CALL it the “Matador Doctrine”: a beast charges pointlessly at the bullfighter’s cape, exhausting itself and suffering endless small wounds, until it succumbs to a weaker opponent. Stanley McChrystal, NATO’s commander in Afghanistan, says his troops have been acting like a powerful but stupid bull lunging after insurgents; without a change of tactics NATO may yet have its ears cut off by the Taliban.

After nearly eight years of war, the allies’ weariness is showing. The latest opinion polls say the American public is gloomy about the fight in Afghanistan and increasingly resistant to sending more troops there. Parts of the Democratic Party, in particular, are hostile to the war and the White House is nervous. General McChrystal knows he has little time to turn things around. 

 On August 31st he submitted his long-awaited review to NATO leaders, saying “the situation in Afghanistan is serious, but success is achievable.” The assessment is confidential (and bleak, it is said) but the commander’s priorities are known, not least from a directive to his troops of five days earlier containing the bull-and-matador simile. They are: protect the Afghan population rather than kill or capture insurgents; build up Afghan forces; boost the legitimacy of the government in Kabul and improve the co-ordination of civilian aid. The Taliban and the Western-backed Afghan government are fighting for the allegiance of the Afghan people, says the general; the people will decide who wins. 

Such ideas have been American orthodoxy on counter-insurgency for nearly three years, adopted successfully in Iraq and less successfully by previous commanders in Afghanistan. General McChrystal’s directive on the need for units to drive vehicles courteously is little different from the order issued by his sacked predecessor, General David McKiernan, and posted at NATO bases: “We can’t win if you drive recklessly.”

But if the theory is the same, the implementation may be different. General McChrystal has already sharply reduced the frequency of air strikes even as Western military casualties are at their highest since the fall of the Taliban. His report emphasises the “reintegration” of Taliban fighters—don’t call it “reconciliation”—to try to draw away as many as possible of those who fight for money or tribal honour rather than for religious ideology.

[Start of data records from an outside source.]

@@ -48,22 +49,25 @@
         lds_barrier();
     }
     {
-        constexpr int kRows = 16 * RT, TPR = kThreads / kRows;
+        static_assert(!MATCH || RT == 1, "MATCH is the 16-row form of the 32-row tile");
+        constexpr int kRows = 16 * RT, TPR = kThreads / (MATCH ? 32 : kRows);
         static_assert(kThreads % kRows == 0 && TPR <= 64 && (TPR & (TPR - 1)) == 0, "threads per row");
         const int tid = bd_tid(), row = tid / TPR, part = tid - row * TPR;
-        const int rt = row >> 4, mr = row & 15, n4 = cdiv(Hd, 4);
-        const float* base = img + rt * Nb * kFragFloats;
-        float s = 0.f;
-        for (int c = part; c < n4; c += TPR) {
-            const floatx4 v = *reinterpret_cast<const floatx4*>(base + ((c >> 2) * 64 + (c & 3) * 16 + mr) * 4);
-#pragma unroll
-            for (int r = 0; r < 4; ++r)
-                if (4 * c + r < Hd) s += v[r] * H.w_out[4 * c + r];
+        if (!MATCH || row < kRows) {
+            const int rt = row >> 4, mr = row & 15, n4 = cdiv(Hd, 4);
+            const float* base = img + rt * Nb * kFragFloats;
+            float s = 0.f;
+            for (int c = part; c < n4; c += TPR) {
+                const floatx4 v = *reinterpret_cast<const floatx4*>(base + ((c >> 2) * 64 + (c & 3) * 16 + mr) * 4);
+#pragma unroll
+                for (int r = 0; r < 4; ++r)
+                    if (4 * c + r < Hd) s += v[r] * H.w_out[4 * c + r];
+            }
+#pragma unroll
+            for (int o = TPR / 2; o > 0; o >>= 1) s += __shfl_xor(s, o, TPR);
+            const int grow = row0 + row;
+            if (part == 0 && grow < M) H.out[grow] = s + H.b_out[0];
         }
-#pragma unroll
-        for (int o = TPR / 2; o > 0; o >>= 1) s += __shfl_xor(s, o, TPR);
-        const int grow = row0 + row;
-        if (part == 0 && grow < M) H.out[grow] = s + H.b_out[0];
     }
     lds_barrier();
     {
@@ -84,7 +88,7 @@
     for (int l = kHeadHidden - 1; l >= 1; --l) {
         const Seg seg[1] = {{img, H.wt[l], Nb}};
         TallAcc<RT> t;
-        tall_sweep<RT, 1>(seg, nullptr, Hd, t);
+        tall_sweep<RT, 1, !MATCH>(seg, nullptr, Hd, t);
         if (l > 1) lds_barrier();
         tall_map<RT>(Hd, t, sv[l - 1], l > 1 ? t : d0, [&](int rt, int nb, floatx4 acc, floatx4 a) {
             const bool in = row0 + rt * 16 + m < M;
@@ -100,13 +104,11 @@
     }
 }
 
-template <int RT>
-__global__ __launch_bounds__(kThreads) __attribute__((amdgpu_waves_per_eu(4 - RT, 4 - RT))) void img_heads_kernel(bd_img_heads_args a) {
-    extern __shared__ __attribute__((aligned(16))) float smem[];
+template <int RT, bool MATCH>
+__device__ __forceinline__ void heads_tile(const bd_img_heads_args& a, int row0, float* smem) {
     const int KbF = cdiv(a.F, 16), Nb = cdiv(a.Hd, 16);
     float* xim = smem;
     float* img = smem + (size_t)RT * (KbF > Nb ? KbF : Nb) * kFragFloats;
-    const int row0 = blockIdx.x * 16 * RT;
     if (tile_pairs_ok(a.x, a.F, a.F, nullptr, 0))
         load_tile_concat_pairs<RT>(xim, KbF, row0, a.M, a.x, a.F, a.F, nullptr, 0, 0);
     else
@@ -118,7 +120,7 @@
     for (int h = 0; h < 2; ++h) {
         BD_KARGS_FRESH(ka);
         TallAcc<RT> d0;
-        head_fwd_bwd<RT>(ka, h, xim, img, KbF, a.Hd, row0, a.M, d0);
+        head_fwd_bwd<RT, MATCH>(ka, h, xim, img, KbF, a.Hd, row0, a.M, d0);
         if (h == 0) d0r = d0;
         else d0v = d0;
     }
@@ -130,7 +132,7 @@
     lds_barrier();
     const Seg segs[2] = {{xim, a.head[0].wt[0], Nb}, {img, a.head[1].wt[0], Nb}};
     const bool rows_full = row0 + 16 * RT <= a.M;
-    tile_linear_g<RT, 2>(segs, nullptr, a.F, [&](int rt, int nb, floatx4 acc) {
+    tile_linear_g<RT, 2, !MATCH>(segs, nullptr, a.F, [&](int rt, int nb, floatx4 acc) {
         const int ln = bd_tid() & 63, col = nb * 16 + (ln & 15);
         const unsigned r0 = (unsigned)(row0 + rt * 16 + 4 * (ln >> 4));
         if (col >= a.F) return;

The general wants much closer “partnering” of Western troops with Afghan forces, from common headquarters to joint platoons. He calls for the accelerated training of Afghan forces, to nearly 220,000 soldiers and policemen by the end of next year, with the option of nearly doubling that number to 400,000 if, as is likely, security conditions do not improve. This week a Taliban suicide bomber killed the Afghan deputy intelligence chief, Abdullah Laghmani, and more than 20 others.

General McChrystal has not openly said what his entourage agrees on: to protect the population, NATO will need more troops than the 110,000 it will have by the end of the year after the reinforcements ordered by Barack Obama. A request for more may come in a second report later this month and will depend not just on military calculations, but on two political ones: will Afghans see a bigger NATO presence as an occupying force? Will voters in the West agree to sink more blood and treasure in the Hindu Kush? 

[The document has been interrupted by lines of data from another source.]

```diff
+    extern __shared__ uint4 smem_u4[];
+    uint32_t *zero_row = reinterpret_cast<uint32_t *>(reinterpret_cast<uint8_t *>(smem_u4) + (size_t)kLaneWarpsPerCta * kTabNodes * 32 * sizeof(TW));
+    const uint32_t lane = threadIdx.x & 31;
+    const uint64_t blk0 = (uint64_t)blockIdx.x * kLaneThreads;
+    if (D::kFrozenCum) {
+        for (uint32_t i = threadIdx.x; i < (uint32_t)kLaneThreads; i += blockDim.x)
+            reinterpret_cast<uint32_t *>(smem_u4)[(size_t)(i >> 5) * kTabNodes * 32 * sizeof(TW) / 4 + (i & 31)] = 0u;
+        if (blockDim.x == (uint32_t)kLaneThreads && threadIdx.x < 32) zero_row[lane] = 0u;
+    }
+#if defined(__CUDA_ARCH__)
+    if (blockDim.x != (uint32_t)kLaneThreads) {
+        GroupQueue q{zero_row};
+        if (threadIdx.x == 0) q.init();
+        __syncthreads();
+        uint32_t g = threadIdx.x >> 5;
+        bool first = g < (uint32_t)kLaneWarpsPerCta;
+        for (;;) {
+            if (!first) {
+                g = lane == 0 ? q.take() : 0u;
+                g = __shfl_sync(0xFFFFFFFFu, g, 0);
+                if (g == GroupQueue::kExit) return;
+                __threadfence();
+            }
+            const uint32_t stream = g * 32 + lane;
+            const uint64_t blk = blk0 + stream;
+            bool done = blk >= job.n_blocks;
+            if (!done) {
+                LaneDecRec &rec = job.hand[blk];
+                if (first) rec.phase = kDecStart;
+                done = decode_lane_chunk<TW, CLS, FULL, C32, STG>(job, smem_u4, stream, blk, rec, first ? kLaneChunk : rec.t + kLaneChunk);
+            }
+            first = false;
+            const bool all = __all_sync(0xFFFFFFFFu, done);
+            __threadfence();
+            __syncwarp();
+            if (lane == 0) {
+                if (!all) q.push(g);
+                else if (q.finished() == (uint32_t)kLaneWarpsPerCta - 1)
+                    for (uint32_t i = kLaneWarpsPerCta; i < blockDim.x / 32; ++i) q.push(GroupQueue::kExit);
+            }
+            if (all) return;
+        }
+    }
+#endif
+    __syncthreads();
+    const uint32_t stream = threadIdx.x;
+    const uint64_t blk = blk0 + stream;
+    if (blk >= job.n_blocks) return;
+    LaneDecRec local;
+    LaneDecRec &rec = job.hand ? job.hand[blk] : local;
+    rec.phase = kDecStart;
+    uint32_t t_stop = 0;
+    do t_stop += kLaneChunk;
+    while (!decode_lane_chunk<TW, CLS, FULL, C32, STG>(job, smem_u4, stream, blk, rec, t_stop));
+}
+
+}
diff --git a/redux_b200/csrc/redux_lane_codec.cuh b/redux_b200/csrc/redux_lane_codec.cuh
--- a/redux_b200/csrc/redux_lane_codec.cuh
+++ b/redux_b200/csrc/redux_lane_codec.cuh
@@ -8,6 +8,13 @@
 constexpr int kTabNodes = 256;
 constexpr int kTabZeroRowBytes = 128;
 constexpr int kTabPadBytes = kTabZeroRowBytes + kLaneThreads * 4;
+constexpr int kLaneWorkers = 8;
+constexpr int kLaneWorkerThreads = kLaneWorkers * 32;
+#ifndef RDX_LANE_CHUNK
+#define RDX_LANE_CHUNK 2048
+#endif
+constexpr uint32_t kLaneChunk = RDX_LANE_CHUNK;
+static_assert(kLaneChunk % 4 == 0, "chunks end on the decoder's 4-symbol rounds");
 
 struct BlockModels {
     const uint32_t *trees = nullptr;
@@ -41,6 +48,13 @@
     uint64_t gf_m; uint32_t gf_sh;
 };
 
+struct alignas(16) LaneDecRec {
+    uint32_t L, H, V, t, left, phase;
+    uint32_t w0, w1, w2, pos, idx;
+    uint32_t top, c8, pw;
+    uint32_t pad[2];
+};
+
 struct LaneDecJob {
     const uint8_t *comp;
     const uint64_t *comp_off;
@@ -58,6 +72,7 @@
     uint32_t count0, eof_freq;
     BlockModels models;
     uint64_t gf_m; uint32_t gf_sh;
+    LaneDecRec *hand = nullptr;
 };
 
 template <int CLS> struct Cls;
```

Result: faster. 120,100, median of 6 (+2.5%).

On both counts the task would be greatly eased if the Afghan leader, President Hamid Karzai, were not so damaged by the ineffectiveness and corruption of his government. Last month’s presidential election was a chance to relaunch his leadership. But the claims of widespread ballot-rigging are tainting him further. Afghan officials have been flooded with more than 2,000 complaints of fraud. Mr Karzai’s main challenger, Abdullah Abdullah, a former foreign minister, has presented evidence of forged ballots, coercion and other irregularities. He urges his supporters to stay calm, but says he will accept neither defeat nor a unity government. 

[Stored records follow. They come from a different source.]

template <int NW, int T>
__global__ void __launch_bounds__(NW * 64, (NW == 4 ? 2 : 4))
k_mlp_backward_bf16(MlpArgs a, const float *__restrict__ sigmas, const float *__restrict__ dsigmas,
                    const float *__restrict__ drgbs, float *__restrict__ dfeat, float *__restrict__ slabs) {
    constexpr int STEP = NW * 16 * T, KS = STEP / 32, NH = NW / 4, C2 = 4 / NH, C1 = 2 / NH;
    __shared__ __attribute__((aligned(16))) __bf16 frag[F_ALL * 512];
    __shared__ __attribute__((aligned(16))) __bf16 imgA[STEP * RS];
    __shared__ __attribute__((aligned(16))) __bf16 imgD[STEP * RS];
    __shared__ float sB1[MLP_HID], sB2[MLP_HID];
    int64_t M = a.m_host;
    if (a.m_dev) { const int64_t md = *a.m_dev; M = md < M ? md : M; }
    const int tid = threadIdx.x, lane = tid & 63, w = tid >> 6, q = lane >> 4, c = lane & 15;
    const int r = w & 3, h = w >> 2;
    fetch_fragments(a, frag, F_ALL, tid, NW * 64);
    if (tid < MLP_HID) { sB1[tid] = a.b1[tid]; sB2[tid] = a.b2[tid]; }
    __syncthreads();
    const f32x4 zero4 = (f32x4){0.f, 0.f, 0.f, 0.f};
    bf16x8 ones;
#pragma unroll
    for (int i = 0; i < 8; ++i) ones[i] = (__bf16)1.0f;

    f32x4 gW2[C2], gW1[C1], gB = zero4, gW3 = zero4;
    f32x4 gB1x = zero4, gB3 = zero4;
#pragma unroll
    for (int i = 0; i < C2; ++i) gW2[i] = zero4;
#pragma unroll
    for (int i = 0; i < C1; ++i) gW1[i] = zero4;
    const bool own_b2 = h == 0, own_b1 = h == NH - 1, own_w3 = h == 0, own_b3 = w == NW - 4;

    const int64_t wofs = (int64_t)w * 16 * T;
    Upstream<T> up = load_upstream<T>(a, sigmas, dsigmas, drgbs, (int64_t)blockIdx.x * STEP + wofs, M, q, c);
    bf16x8 xB[T];
#pragma unroll
    for (int t = 0; t < T; ++t) {
        const int64_t m = (int64_t)blockIdx.x * STEP + wofs + 16 * t + c;
        xB[t] = load_x(a, clamp_row(m, M), q);
    }
    Stamps st;
    st.init();
    for (int64_t tile = blockIdx.x; tile * STEP < M; tile += gridDim.x) {
        const int64_t m0 = tile * STEP + wofs, m1 = m0 + (int64_t)gridDim.x * STEP;
        const Upstream<T> up_c = up;
        bf16x8 xC[T], h1B[2][T], h2B[2][T], dzB[2][T], d3B[T];
#pragma unroll
        for (int t = 0; t < T; ++t) xC[t] = xB[t];
        up = load_upstream<T>(a, sigmas, dsigmas, drgbs, m1, M, q, c);
#pragma unroll
        for (int t = 0; t < T; ++t) xB[t] = load_x(a, clamp_row(m1 + 16 * t + c, M), q);
        bool live = false;
#pragma unroll
        for (int t = 0; t < T; ++t) live = upstream_fragment(up_c.v[t], up_c.sg[t], q, d3B[t]) || live;
        (void)live;
        st.mark(4);
        forward_hidden<T>(frag, sB1, sB2, lane, xC, h1B, h2B, st);
        __syncthreads();
        st.mark(5);
#pragma unroll
        for (int t = 0; t < T; ++t) {
            const int row = 16 * T * w + 16 * t + c;
#pragma unroll
            for (int s = 0; s < 2; ++s) stage_pair(imgA, row, 32 * s + 4 * q, 32 * s + 16 + 4 * q, h2B[s][t]);
            stage_lo(imgD, row, 4 * q, d3B[t]);
        }
        __syncthreads();
        st.mark(6);
        if (own_w3 || own_b3) {
#pragma unroll
            for (int k = 0; k < KS; ++k) {
                const bf16x8 dA = ld_tr(imgD, k, 0, lane);
                if (own_w3) gW3 = MFMA32(dA, ld_tr(imgA, k, 16 * r, lane), gW3);
                if (own_b3) gB3 = MFMA32(dA, ones, gB3);
            }
        }
        st.mark(7);
        {
            f32x4 acc[4][T];
#pragma unroll
            for (int mt = 0; mt < 4; ++mt) {
                const bf16x8 wf = ld_frag(frag, F_W3T + mt, lane);
#pragma unroll
                for (int t = 0; t < T; ++t) acc[mt][t] = MFMA32(wf, d3B[t], zero4);
            }
#pragma unroll
            for (int s = 0; s < 2; ++s)
#pragma unroll
                for (int t = 0; t < T; ++t) dzB[s][t] = pack_masked(acc[2 * s][t], acc[2 * s + 1][t], h2B[s][t]);
        }
        st.mark(8);
        __syncthreads();
#pragma unroll
        for (int t = 0; t < T; ++t) {
            const int row = 16 * T * w + 16 * t + c;
#pragma unroll
            for (int s = 0; s < 2; ++s) {
                stage_pair(imgA, row, 32 * s + 4 * q, 32 * s + 16 + 4 * q, h1B[s][t]);
                stage_pair(imgD, row, 32 * s + 4 * q, 32 * s + 16 + 4 * q, dzB[s][t]);
            }
        }
        __syncthreads();
        st.mark(9);
#pragma unroll
        for (int k = 0; k < KS; ++k) {
            const bf16x8 dA = ld_tr(imgD, k, 16 * r, lane);
#pragma unroll
            for (int i = 0; i < C2; ++i) gW2[i] = MFMA32(dA, ld_tr(imgA, k, 16 * (C2 * h + i), lane), gW2[i]);
            if (own_b2) gB = MFMA32(dA, ones, gB);
        }
        st.mark(10);
        {
            f32x4 acc[4][T];
#pragma unroll
            for (int mt = 0; mt < 4; ++mt) {
#pragma unroll
                for (int t = 0; t < T; ++t) acc[mt][t] = zero4;
#pragma unroll
                for (int s = 0; s < 2; ++s) {
                    const bf16x8 wf = ld_frag(frag, F_W2T + 2 * mt + s, lane);
#pragma unroll
                    for (int t = 0; t < T; ++t) acc[mt][t] = MFMA32(wf, dzB[s][t], acc[mt][t]);
                }
            }
#pragma unroll
            for (int s = 0; s < 2; ++s)
#pragma unroll
                for (int t = 0; t < T; ++t) dzB[s][t] = pack_masked(acc[2 * s][t], acc[2 * s + 1][t], h1B[s][t]);
        }
        st.mark(11);
        __syncthreads();
#pragma unroll
        for (int t = 0; t < T; ++t) {
            const int row = 16 * T * w + 16 * t + c;
            stage_pair(imgA, row, 8 * q, 8 * q + 4, xC[t]);
#pragma unroll
            for (int s = 0; s < 2; ++s) stage_pair(imgD, row, 32 * s + 4 * q, 32 * s + 16 + 4 * q, dzB[s][t]);
        }
        __syncthreads();
        st.mark(12);
#pragma unroll
        for (int k = 0; k < KS; ++k) {
            const bf16x8 dA = ld_tr(imgD, k, 16 * r, lane);
#pragma unroll
            for (int i = 0; i < C1; ++i) gW1[i] = MFMA32(dA, ld_tr(imgA, k, 16 * (C1 * h + i), lane), gW1[i]);
            if (own_b1) { if (NH == 1) gB1x = MFMA32(dA, ones, gB1x); else gB = MFMA32(dA, ones, gB); }
        }
        st.mark(13);
#pragma unroll
        for (int mt = 0; mt < 2; ++mt) {
            f32x4 ax[T];
#pragma unroll
            for (int t = 0; t < T; ++t) ax[t] = zero4;
#pragma unroll
            for (int s = 0; s < 2; ++s) {
                const bf16x8 wf = ld_frag(frag, F_W1T + 2 * mt + s, lane);
#pragma unroll
                for (int t = 0; t < T; ++t) ax[t] = MFMA32(wf, dzB[s][t], ax[t]);
            }
#pragma unroll
            for (int t = 0; t < T; ++t) {
                const int64_t m = m0 + 16 * t + c;
                if (m < M) {
                    const int lv = 8 * mt + 2 * q;
                    char *df = reinterpret_cast<char *>(dfeat);
                    const uint32_t ls = (uint32_t)a.level_stride, o0 = (((uint32_t)lv) * ls + (uint32_t)m) << 3;
                    *reinterpret_cast<float2 *>(df + (size_t)o0) = make_float2(ax[t][0], ax[t][1]);
                    *reinterpret_cast<float2 *>(df + (size_t)(o0 + (ls << 3))) = make_float2(ax[t][2], ax[t][3]);
                }
            }
        }
        st.mark(14);
    }

    st.flush(16);
    float *slab = slabs + (int64_t)blockIdx.x * MLP_SLAB;
#pragma unroll
    for (int rr = 0; rr < 4; ++rr) {
        const int o = 16 * r + 4 * q + rr;
#pragma unroll
        for (int i = 0; i < C2; ++i) slab[MLP_SL_W2 + o * MLP_HID + 16 * (C2 * h + i) + c] = gW2[i][rr];
#pragma unroll
        for (int i = 0; i < C1; ++i) slab[MLP_SL_W1 + o * MLP_IN + 16 * (C1 * h + i) + c] = gW1[i][rr];
        if (c == 0) {
            if (own_b2) slab[MLP_SL_B2 + o] = gB[rr];
            if (own_b1) slab[MLP_SL_B1 + o] = NH == 1 ? gB1x[rr] : gB[rr];
        }
        if (own_w3) slab[MLP_SL_W3 + (4 * q + rr) * MLP_HID + 16 * r + c] = gW3[rr];
        if (own_b3 && c == 0) slab[MLP_SL_B3 + 4 * q + rr] = gB3[rr];
    }
}

}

On September 2nd, with over 60% of stations reporting results, Mr Karzai had 47.3% of the vote against 32.6% for Mr Abdallah. This excludes most votes in the turbulent south, which diplomats think will carry Mr Karzai over the 50% mark to avoid a run-off. The president would no doubt then reward former warlords who supported him with jobs and spoils. Western officials seem glumly reconciled to another term for Mr Karzai. General McChrystal’s directive tells soldiers to “confront self-serving officials who monopolise wealth and power and abuse people’s trust”. Easier said than done.


----------



## 7point62 (Sep 6, 2009)

Queens Cadet said:


> http://www.economist.com/world/asia/displaystory.cfm?story_id=14376264
> 
> Sep 3rd 2009 | KABUL
> From The Economist print edition
> ...




What happened to *kill Osama Bin Laden and eliminate Al Qaeda as a threat?*

I admire McChrystal but he's hamstrung. He doesn't stand a chance in hell of accomplishing his "priorities." He'd need another 5 years, at least. The doves in the Democratic party will never give him that. Besides, the various governments in Kabul, whether legitimate or not, never carried a whole lot of weight _outside of Kabul._

Abdul and Mohammed and Akbar up there in the freakin passes with their RPGs and AKs are doing the same thing their great great great grandpas did...and whatever happened in Kabul had little or no impact on them.


----------



## DA SWO (Sep 6, 2009)

It's a Brit paper, useful for wiping your ass.
They want us to fail, and will do whatever they can to assist our failure.  That way they can be all smug and superior to those dumbass colonists.


----------